» Your task: Among the entries below, one line contains "memset(&pin, 0, sizeof pin);" and another contains "#define SEEQ_MYERS_FN(FA, MY)". Transcribe those two lines and every line between them, exactly.

===

static int run_setup(seeqdev_scan *s, SegRun &r)
{
   const seeqdev_pattern *pat = s->pat;
   const bool fasta = (s->options & SEEQDEV_FASTA) != 0, single = (s->options & SEEQDEV_SINGLELINE) != 0;
   r.grid_lines = capped_grid(s, s->cap_lines, 16);

   PlanIn pin;
   memset(&pin, 0, sizeof pin);
   pin.wlen = pat->wlen; pin.tau = pat->tau; pin.options = s->options; pin.want = s->want;
   pin.avg_line = s->avg_line; pin.line_hint = s->line_hint; pin.force_path = s->force_path;
   const RerunFallback &fb = s->fallback;
   pin.no_stream = fb.no_stream(); pin.force_ll = fb.force_ll(); pin.no_stream_nd = fb.no_stream_nd(); pin.no_window = fb.no_window();
   pin.no_leaders = fb.no_leaders(); pin.sample_dirty = s->sample_dirty; pin.multi_active = s->multi_active;
   pin.seg_bytes = s->seg_bytes; pin.kn = &s->knobs;
   PlanAutomata au;
   pattern_automata(pat, &au);
   r.plan = seeq_plan_scan(pin, au, plan_ensure, const_cast<seeqdev_pattern *>(pat));
   const ScanPlan &plan = r.plan;
   if (s->knobs.explain) seeq_plan_print(stderr, pin, au, plan);
   if (plan.rc) return plan.rc;
   const int fw = plan.fw, stream_wu = plan.stream_wu;
   if (plan.use_fused) {
      if (plan.use_stream) {
         r.nw = STREAM_NW;
         r.tile_bytes = 64u * STREAM_CH_HOST;
#define SEEQ_STREAM_FN(...) (stream_wu == 4 ? (const void *)k_stream<4, __VA_ARGS__> : stream_wu == 6 ? (const void *)k_stream<6, __VA_ARGS__> \
                                                                                                      : (const void *)k_stream<8, __VA_ARGS__>)
         r.stream_fn = plan.stream_sub == 2 ? SEEQ_STREAM_FN(false, false, 2)
                     : plan.stream_sub ? (plan.stream_ll ? SEEQ_STREAM_FN(false, true, 1) : SEEQ_STREAM_FN(false, false, 1))
                     : plan.stream_ll ? (fasta ? SEEQ_STREAM_FN(true, true) : SEEQ_STREAM_FN(false, true))
                     : fasta ? SEEQ_STREAM_FN(true, false) : SEEQ_STREAM_FN(false, false);
#undef SEEQ_STREAM_FN
         r.dfa_lds = ((size_t)pat->sdfa_rows * 16 + 15) & ~(size_t)15;
         if (plan.use_myers) {
#define SEEQ_MYERS_FN(FA, MY) (stream_wu == 16 ? (const void *)k_stream<16, FA, true, 0, MY> : (const void *)k_stream<32, FA, true, 0, MY>)
            r.stream_fn = fw == 1 ? (fasta ? SEEQ_MYERS_FN(true, 1) : SEEQ_MYERS_FN(false, 1)) : (fasta ? SEEQ_MYERS_FN(true, 2) : SEEQ_MYERS_FN(false, 2));
#undef SEEQ_MYERS_FN
            r.dfa_lds = (size_t)256 * fw * sizeof(uint32_t);
         }
         if (plan.use_pair) {
#define SEEQ_PAIR_FN(...) (stream_wu == 4 ? (const void *)k_pair<4, __VA_ARGS__> : stream_wu == 5 ? (const void *)k_pair<5, __VA_ARGS__> : stream_wu == 6 ? (const void *)k_pair<6, __VA_ARGS__> \
                          : stream_wu == 7 ? (const void *)k_pair<7, __VA_ARGS__> : (const void *)k_pair<8, __VA_ARGS__>)
            r.stream_fn = fasta ? SEEQ_PAIR_FN(true) : plan.ig ? SEEQ_PAIR_FN(false, true) : plan.pair_ll ? SEEQ_PAIR_FN(false, false, true) : SEEQ_PAIR_FN(false);
            r.dfa_lds = (size_t)pat->pair_units * 16;
#undef SEEQ_PAIR_FN
         }
      } else {
         r.nw = 4;
         double want = s->avg_line * 63.5;
         if (want < 512) want = 512;
         if (want > DIRECT_MAXRR * 1024) want = DIRECT_MAXRR * 1024;
         r.tile_bytes = ((uint32_t)want) & ~15u;
         if (s->knobs.tile_bytes >= 512 && s->knobs.tile_bytes <= DIRECT_MAXRR * 1024) r.tile_bytes = (uint32_t)s->knobs.tile_bytes & ~15u;
      }
      const void *fn = plan.use_stream ? r.stream_fn : fw == 1 ? (const void *)k_direct<4, 1> : (const void *)k_direct<4, 2>;
      const int per_cu = occupancy_of(s, fn, 64 * r.nw, r.dfa_lds);
      if (per_cu < 0) return -1;
      r.fused_grid = (unsigned)(s->ncu * per_cu);
      if ((size_t)r.fused_grid * r.nw > MAX_FUSED_GRID) r.fused_grid = (unsigned)(MAX_FUSED_GRID / r.nw);
      if (eq_tables_upload(s, pat, s->options, fw)) return -1;
   }
   s->last_path = plan.path;
   s->last_filter = plan.filter;
   {
      const int v[16] = {plan.rc, plan.path, plan.fw, plan.use_stream, plan.use_pair, plan.use_myers, plan.filter, plan.stream_ll, plan.stream_sub, plan.stream_wu,
                         plan.verify, plan.order2, plan.leaders, plan.window_ok, plan.ll_restart ? 2 : (plan.ll_filter ? 1 : 0), (int)plan.skip_back};
      memcpy(s->last_plan, v, sizeof v);
   }

   const size_t nbytes = s->nbytes;
   r.seg_bytes = single ? (nbytes ? nbytes : 1) : s->seg_bytes;
   if (single && nbytes > 0xFFFF0000ull) { seeqerr = 0; errno = E2BIG; return -1; }
   r.nseg = nbytes ? (nbytes + r.seg_bytes - 1) / r.seg_bytes : 0;
   if (prof_events(s, r.nseg)) return -1;
   if (s->prof && r.nseg > s->cap_clk_probe) {
      ws_release(&s->ws, s->clk_probe);
      s->cap_clk_probe = 0;
      if (ws_make(&s->ws, {{s->clk_probe, r.nseg * 4 * sizeof(unsigned long long), WS_PINNED}}) == 0) s->cap_clk_probe = r.nseg;
   }
   if (s->prof && s->clk_probe) memset(s->clk_probe, 0, r.nseg * 4 * sizeof(unsigned long long));
   s->clk_valid = s->prof && s->clk_probe && plan.use_pair && plan.use_fused;
   return 0;
}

===

» Exercise result:
   memset(&pin, 0, sizeof pin);
   pin.wlen = pat->wlen; pin.tau = pat->tau; pin.options = s->options; pin.want = s->want;
   pin.avg_line = s->avg_line; pin.line_hint = s->line_hint; pin.force_path = s->force_path;
   const RerunFallback &fb = s->fallback;
   pin.no_stream = fb.no_stream(); pin.force_ll = fb.force_ll(); pin.no_stream_nd = fb.no_stream_nd(); pin.no_window = fb.no_window();
   pin.no_leaders = fb.no_leaders(); pin.sample_dirty = s->sample_dirty; pin.multi_active = s->multi_active;
   pin.seg_bytes = s->seg_bytes; pin.kn = &s->knobs;
   PlanAutomata au;
   pattern_automata(pat, &au);
   r.plan = seeq_plan_scan(pin, au, plan_ensure, const_cast<seeqdev_pattern *>(pat));
   const ScanPlan &plan = r.plan;
   if (s->knobs.explain) seeq_plan_print(stderr, pin, au, plan);
   if (plan.rc) return plan.rc;
   const int fw = plan.fw, stream_wu = plan.stream_wu;
   if (plan.use_fused) {
      if (plan.use_stream) {
         r.nw = STREAM_NW;
         r.tile_bytes = 64u * STREAM_CH_HOST;
#define SEEQ_STREAM_FN(...) (stream_wu == 4 ? (const void *)k_stream<4, __VA_ARGS__> : stream_wu == 6 ? (const void *)k_stream<6, __VA_ARGS__> \
                                                                                                      : (const void *)k_stream<8, __VA_ARGS__>)
         r.stream_fn = plan.stream_sub == 2 ? SEEQ_STREAM_FN(false, false, 2)
                     : plan.stream_sub ? (plan.stream_ll ? SEEQ_STREAM_FN(false, true, 1) : SEEQ_STREAM_FN(false, false, 1))
                     : plan.stream_ll ? (fasta ? SEEQ_STREAM_FN(true, true) : SEEQ_STREAM_FN(false, true))
                     : fasta ? SEEQ_STREAM_FN(true, false) : SEEQ_STREAM_FN(false, false);
#undef SEEQ_STREAM_FN
         r.dfa_lds = ((size_t)pat->sdfa_rows * 16 + 15) & ~(size_t)15;
         if (plan.use_myers) {
#define SEEQ_MYERS_FN(FA, MY) (stream_wu == 16 ? (const void *)k_stream<16, FA, true, 0, MY> : (const void *)k_stream<32, FA, true, 0, MY>)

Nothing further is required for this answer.